When I was in my 20s I worked for one of the best marketing minds at Accenture. He introduced me to scotch and to the idea that we don’t buy things or experience for the product itself but to change our current status quo.
All of consumption is a promise. A promise that buying a product or a service will change things for the better. Marketers and sales people have understood this and have exploited this in advertising for decades – sometimes their ‘promises’ are true sometimes they are false.
What is true is that money is a lubricant in our lives, a tool to reduce friction. Specifically, two kinds of friction.
Each of us have a narrative in our minds about what we want to do with our lives. There’s an unconstrained version of our selves that we are all dying to express. This inner self construct can feel constrained at times by life’s obstacles perceived and real, and so money becomes the vehicle to make our lives friction less. Our thinking is that with the friction gone we can now express ourselves to the fullest.
I used to live in one of the worst neighborhoods in Brooklyn, every single day I will worry if I will get killed, my environmental friction was obvious. I needed money so I could stop worrying about getting shot on my way to work. This kind of friction is straightforward, you need money to eat, be safe, to stop worrying about your security and removing that friction changes your status quo dramatically and unequivocally. This is the first kind of friction money can remove.
Maybe you drive a brand new Mercedes because of it’s superior engineering and craftsmanship, and that’s how you like to express yourself, but for a lot of people the reason you make that purchase is to let the world know something about you. This is the psychological friction we mistaken think money can remove. It never actually works. The reason we feel the need to use money to send these signals are between our ears. The friction we feel is our internal narrative about who we are, and who we are in relation to the world around us.

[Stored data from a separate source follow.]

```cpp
#if CS_ABLATE & 1024
  {
    float sum = 0.f;
#pragma unroll
    for (int i = 0; i < WMB; ++i)
#pragma unroll
      for (int j = 0; j < WNB; ++j)
#pragma unroll
        for (int r = 0; r < 16; ++r) sum += acc[i][j][r];
    if (M == -12345) p.out[tid] = sum;
    return;
  }
#endif
  float* const outp = p.out + ((int64_t)cls_id * splits + split) * M * p.ldo;
  const bool omap = (TPK == 4) && (omap_f & 7) != 0 && !(omap_f & 8);
  int* const otab = reinterpret_cast<int*>(smem + OTAB);
  long long ob = m0, Mo = M;
  int ospan = BM;
  if constexpr (TPK == 4) {
    if (omap) {
      const int fd = 1 + ((omap_f >> 2) & 1), fh = 1 + ((omap_f >> 1) & 1), fw = 1 + (omap_f & 1);
      const int qd = (omap_p >> 2) & 1, qh = (omap_p >> 1) & 1, qw = omap_p & 1;
      auto orow = [&](int m) -> long long {
        const int w = m % p.win;
        int t = m / p.win;
        const int h = t % p.hin;
        t /= p.hin;
        const int d = t % p.din;
        const int n = t / p.din;
        return (((long long)n * (p.din * fd) + d * fd + qd) * (p.hin * fh) + h * fh + qh) * (p.win * fw) + w * fw + qw;
      };
      ob = orow(m0);
      Mo = (long long)M * (fd * fh * fw);
      const int mlast = min(m0 + BM, M) - 1;
      ospan = (int)(orow(mlast) - ob) + 1;
      for (int r = tid; r < BM; r += NT) otab[r] = (m0 + r < M) ? (int)(orow(m0 + r) - ob) : 0;
      __syncthreads();
    }
  }
  auto orel = [&](int row) -> int { return omap ? otab[row] : row; };
  constexpr int WCOLS = 32 * WNB;
  constexpr int PASS_R = (NW * 16 * WCOLS * 4 <= DUMP) ? 8 : 4;
  constexpr int EPI_ROWS = 2 * PASS_R;
  constexpr int EPI_BYTES = EPI_ROWS * WCOLS * 4;
  static_assert(NW * EPI_BYTES <= DUMP, "epilogue staging must fit in the ring");
  {
    typedef cs_u32x4 u32x4;
    constexpr int QR = 2;
    constexpr int NQ = 16 / QR;
    constexpr int UPR = WCOLS / 4;
    constexpr int UN = 2 * QR * UPR;
    constexpr int KU = (UN + 63) / 64;
    constexpr int EPB = 2 * QR * WCOLS * 4;
    constexpr int RSLAB = KU * 1024;
    constexpr int RES0 = NW * EPB;
    constexpr int VEC0 = RES0 + NW * 2 * RSLAB;
    constexpr int BNV = (BN + 63) / 64;
    static_assert(VEC0 + 2048 <= LDS_BYTES && BN <= 256 && BNV <= NW, "pipelined epilogue must fit in the kernel's LDS");
    const int m_last = min(m0 + BM, M) - 1;
    const bool geglu = p.act == CS_ACT_GEGLU;
    const bool has_res = p.res != nullptr;
#ifndef CS_PIPED_PLAIN
#define CS_PIPED_PLAIN 1
#endif
    const bool piped = !(CS_ABLATE & 32) && vec_epilogue && (p.res || p.bias || p.rowvec || CS_PIPED_PLAIN) && !p.scale && splits == 1 &&
                       (!geglu || n0 + BN <= p.cout) && (!p.rowvec || (m0 / p.rv_rows == m_last / p.rv_rows)) &&
                       (long long)ospan * p.ldo * 4 < 0x7FF00000LL && (!p.res || (long long)BM * p.ldr * 4 < 0x7FF00000LL);
    const bool gstat = p.gn_part != nullptr;
    const bool opair = p.out_format == 2;
    if ((gstat || opair) && !piped && tid == 0 && p.status) atomicOr(p.status, CS_STATUS_INTERNAL);
    if (piped) {
      __syncthreads();
      float* const ep = reinterpret_cast<float*>(smem + wave * EPB);
      typedef float f32x2 __attribute__((ext_vector_type(2)));
      f32x2 gs[KU][2], gq[KU][2];
#pragma unroll
      for (int k = 0; k < KU; ++k)
#pragma unroll
        for (int e = 0; e < 2; ++e) gs[k][e] = gq[k][e] = f32x2{0.f, 0.f};
      float oamax = 0.f;
      float* const rs = reinterpret_cast<float*>(smem + RES0 + wave * 2 * RSLAB);
      float* const vb = reinterpret_cast<float*>(smem + VEC0);
      float* const vr = vb + 256;
      const long long o_skip = ob * p.ldo * 4, r_skip = (long long)m0 * p.ldr * 4;
      const long long o_left = ((Mo - 1) * p.ldo + p.cout) * 4 - o_skip;
      const long long r_left = has_res ? ((long long)(M - 1) * p.ldr + p.cout) * 4 - r_skip : 0;
      const long long o_cols = geglu ? p.cout / 2 : p.cout;
      const long long o_left2 = ((Mo - 1) * p.ldo + o_cols) * 4 - o_skip;
      (void)o_left;
      const __amdgpu_buffer_rsrc_t ors = __builtin_amdgcn_make_buffer_rsrc(
          (void*)((char*)p.out + o_skip), 0, o_left2 > 0x7FF00000LL ? 0x7FF00000u : (unsigned)o_left2, 0x00020000);
      const __amdgpu_buffer_rsrc_t rrs = __builtin_amdgcn_make_buffer_rsrc(
          (void*)(has_res ? (const char*)p.res + r_skip : (const char*)p.out), 0,
          r_left > 0x7FF00000LL ? 0x7FF00000u : (r_left > 0 ? (unsigned)r_left : 0u), 0x00020000);
      if (wave < BNV) {
        const unsigned col = (unsigned)(64 * wave + lane);
        const unsigned off = col < (unsigned)BN ? (unsigned)(n0 + (int)col) * 4u : OOB;
        if (p.bias) {
          const __amdgpu_buffer_rsrc_t brs = __builtin_amdgcn_make_buffer_rsrc((void*)p.bias, 0, (unsigned)p.cout * 4u, 0x00020000);
          __builtin_amdgcn_raw_ptr_buffer_load_lds(brs, vb + 64 * wave, 4, off, 0, 0, 0);
        }
        if (p.rowvec) {
          const __amdgpu_buffer_rsrc_t vrs = __builtin_amdgcn_make_buffer_rsrc(
              (void*)(p.rowvec + (int64_t)(m0 / p.rv_rows) * p.ldrv), 0, (unsigned)p.cout * 4u, 0x00020000);
          __builtin_amdgcn_raw_ptr_buffer_load_lds(vrs, vr + 64 * wave, 4, off, 0, 0, 0);
        }
      }
      auto pass_row = [&](int i, int q, int lrow) {
        return wm0 + 32 * i + 2 * (q & 1) + 8 * (q >> 1) + (lrow & 1) + 4 * (lrow >> 1);
      };
      auto fetch_res = [&](int pass) {
        const int i = pass / NQ, q = pass - i * NQ;
#pragma unroll
        for (int k = 0; k < KU; ++k) {
          const int u = lane + 64 * k;
          const int lrow = u / UPR, c4 = u - lrow * UPR;
          const int row = pass_row(i, q, lrow & 3);
          const unsigned off = (u < UN && m0 + row < M) ? (unsigned)(row * p.ldr + n0 + wn0 + 4 * c4) * 4u : OOB;
          __builtin_amdgcn_raw_ptr_buffer_load_lds(rrs, rs + (pass & 1) * (RSLAB / 4) + 256 * k, 16, off, 0, 0, 0);
        }
      };
      if (has_res) {
        fetch_res(0);
        wait_vmcnt<KU>();
      } else {
        wait_vmcnt<0>();
      }
      __syncthreads();
      constexpr int NPASS = WMB * NQ;
      auto do_pass = [&](auto i_c, auto q_c) {
        constexpr int i = decltype(i_c)::value, q = decltype(q_c)::value, pass = i * NQ + q;
        if (has_res) {
          if constexpr (pass + 1 < NPASS) fetch_res(pass + 1);
          wait_vmcnt<(pass > 0 ? KU : 0) + (pass + 1 < NPASS ? KU : 0)>();
        }
#pragma unroll
        for (int j = 0; j < WNB; ++j)
#pragma unroll
          for (int rr = 0; rr < QR; ++rr) ep[(rr + QR * half) * WCOLS + 32 * j + l31] = acc[i][j][QR * q + rr] * acc_scale_;
        if (geglu) {
          constexpr int HC = WCOLS / 2, UPG = HC / 4 > 0 ? HC / 4 : 1, UNG = 2 * QR * UPG, KG = (UNG + 63) / 64;
#pragma unroll
          for (int k = 0; k < KG; ++k) {
            const int u = lane + 64 * k;
            const int lrow = u / UPG, c4 = u - lrow * UPG;
            const int row = pass_row(i, q, lrow & 3);
            f32x4 xv = {0.f, 0.f, 0.f, 0.f};
            unsigned off = OOB;
            const bool ok = u < UNG && m0 + row < M;
            if (ok) {
              xv = *reinterpret_cast<const f32x4*>(ep + lrow * WCOLS + 4 * c4);
              f32x4 gv = *reinterpret_cast<const f32x4*>(ep + lrow * WCOLS + HC + 4 * c4);
              if (p.bias) {
                xv += *reinterpret_cast<const f32x4*>(vb + wn0 + 4 * c4);
                gv += *reinterpret_cast<const f32x4*>(vb + wn0 + HC + 4 * c4);
              }
              xv = (CS_ABLATE & 32768) ? xv * gv : cs_geglu4(xv, gv);
              off = (unsigned)(orel(row) * p.ldo + (n0 + wn0) / 2 + 4 * c4) * 4u;
            }
            if (opair) {
              const u32x4 pk = cs_pair16(xv, p.out_scale, lane & 1, oamax);
              if (ok) off = (unsigned)(orel(row) * p.ldo) * 4u + (unsigned)cs_pair_off((n0 + wn0) / 2 + 4 * c4);
              if (CS_ABLATE & 16384) off = OOB;
              __builtin_amdgcn_raw_buffer_store_b128(pk, ors, off, 0, 0);
            } else {
              __builtin_amdgcn_raw_buffer_store_b128(__builtin_bit_cast(u32x4, xv), ors, off, 0, 0);
            }
          }
          return;
        }
#pragma unroll
        for (int k = 0; k < KU; ++k) {
          const int u = lane + 64 * k;
          const int lrow = u / UPR, c4 = u - lrow * UPR;
          const int row = pass_row(i, q, lrow & 3);
          f32x4 v = {0.f, 0.f, 0.f, 0.f};
          unsigned off = OOB;
          const bool ok = u < UN && m0 + row < M && n0 + wn0 + 4 * c4 < p.cout;
          if (ok) {
            v = *reinterpret_cast<const f32x4*>(ep + lrow * WCOLS + 4 * c4);
            if (p.bias) v += *reinterpret_cast<const f32x4*>(vb + wn0 + 4 * c4);
            if (p.rowvec) v += *reinterpret_cast<const f32x4*>(vr + wn0 + 4 * c4);
            if (p.act != CS_ACT_NONE) {
#pragma unroll
              for (int e = 0; e < 4; ++e) v[e] = cs_act(v[e], p.act);
            }
            if (has_res) v += *reinterpret_cast<const f32x4*>(rs + (pass & 1) * (RSLAB / 4) + 4 * u);
            off = (unsigned)(orel(row) * p.ldo + n0 + wn0 + 4 * c4) * 4u;
            if (gstat) {
              const f32x2 lo2 = {v[0], v[1]}, hi2 = {v[2], v[3]};
              gs[k][0] += lo2;
              gs[k][1] += hi2;
              gq[k][0] = __builtin_elementwise_fma(lo2, lo2, gq[k][0]);
              gq[k][1] = __builtin_elementwise_fma(hi2, hi2, gq[k][1]);
            }
          }
          if (CS_ABLATE & 16384) off = OOB;
          if (opair) {
            const u32x4 pk = cs_pair16(v, p.out_scale, lane & 1, oamax);
            if (ok && !(CS_ABLATE & 16384)) off = (unsigned)(orel(row) * p.ldo) * 4u + (unsigned)cs_pair_off(n0 + wn0 + 4 * c4);
            __builtin_amdgcn_raw_buffer_store_b128(pk, ors, off, 0, 0);
          } else {
            __builtin_amdgcn_raw_buffer_store_b128(__builtin_bit_cast(u32x4, v), ors, off, 0, 0);
          }
        }
      };
      auto all_q = [&](auto i_c) {
        do_pass(i_c, std::integral_constant<int, 0>{});
        do_pass(i_c, std::integral_constant<int, 1>{});
        do_pass(i_c, std::integral_constant<int, 2>{});
        do_pass(i_c, std::integral_constant<int, 3>{});
        do_pass(i_c, std::integral_constant<int, 4>{});
        do_pass(i_c, std::integral_constant<int, 5>{});
        do_pass(i_c, std::integral_constant<int, 6>{});
        do_pass(i_c, std::integral_constant<int, 7>{});
      };
      all_q(std::integral_constant<int, 0>{});
      if constexpr (WMB > 1) all_q(std::integral_constant<int, 1>{});
      static_assert(WMB <= 2 && NQ == 8, "pass enumeration");
      cs_pair_flag(p, opair, oamax);
      if (gstat) {
        static_assert(NW * 4 * WCOLS * 8 <= LDS_BYTES && BN <= NT, "statistics scratch must fit the kernel's LDS");
        f32x2* const sc = reinterpret_cast<f32x2*>(smem);
// ... 364 lines not shown
```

Brilliant marketing tells us that if we only took nicer vacations, moved to the nicest neighborhood, wore more expensive jewelry and clothes our psychological friction will go away and maybe it does temporarily. It fades because taking on someone else identity and ideas of expression will not resolve your own. Buying the house in the new neighborhood may temporarily distract you from yourself but you can’t run from yourself forever.
Once you understand this, the good news is that we live in a time when the barrier for reducing physical friction is getting lower. My 15 year old son probably has the same iPhone as the billionaire CEO of apple Tim cook and probably eats as well as he does as well.
Once you come to terms with our inner need to live a life with as little friction as possible, so that we can fully express our own unique version of self, then money then becomes a tool with limits – psychological friction just can’t be removed with money. This knowledge helps you then make better choices around how you spend, how much time you spend chasing money in relation to how much more friction you can remove from your life.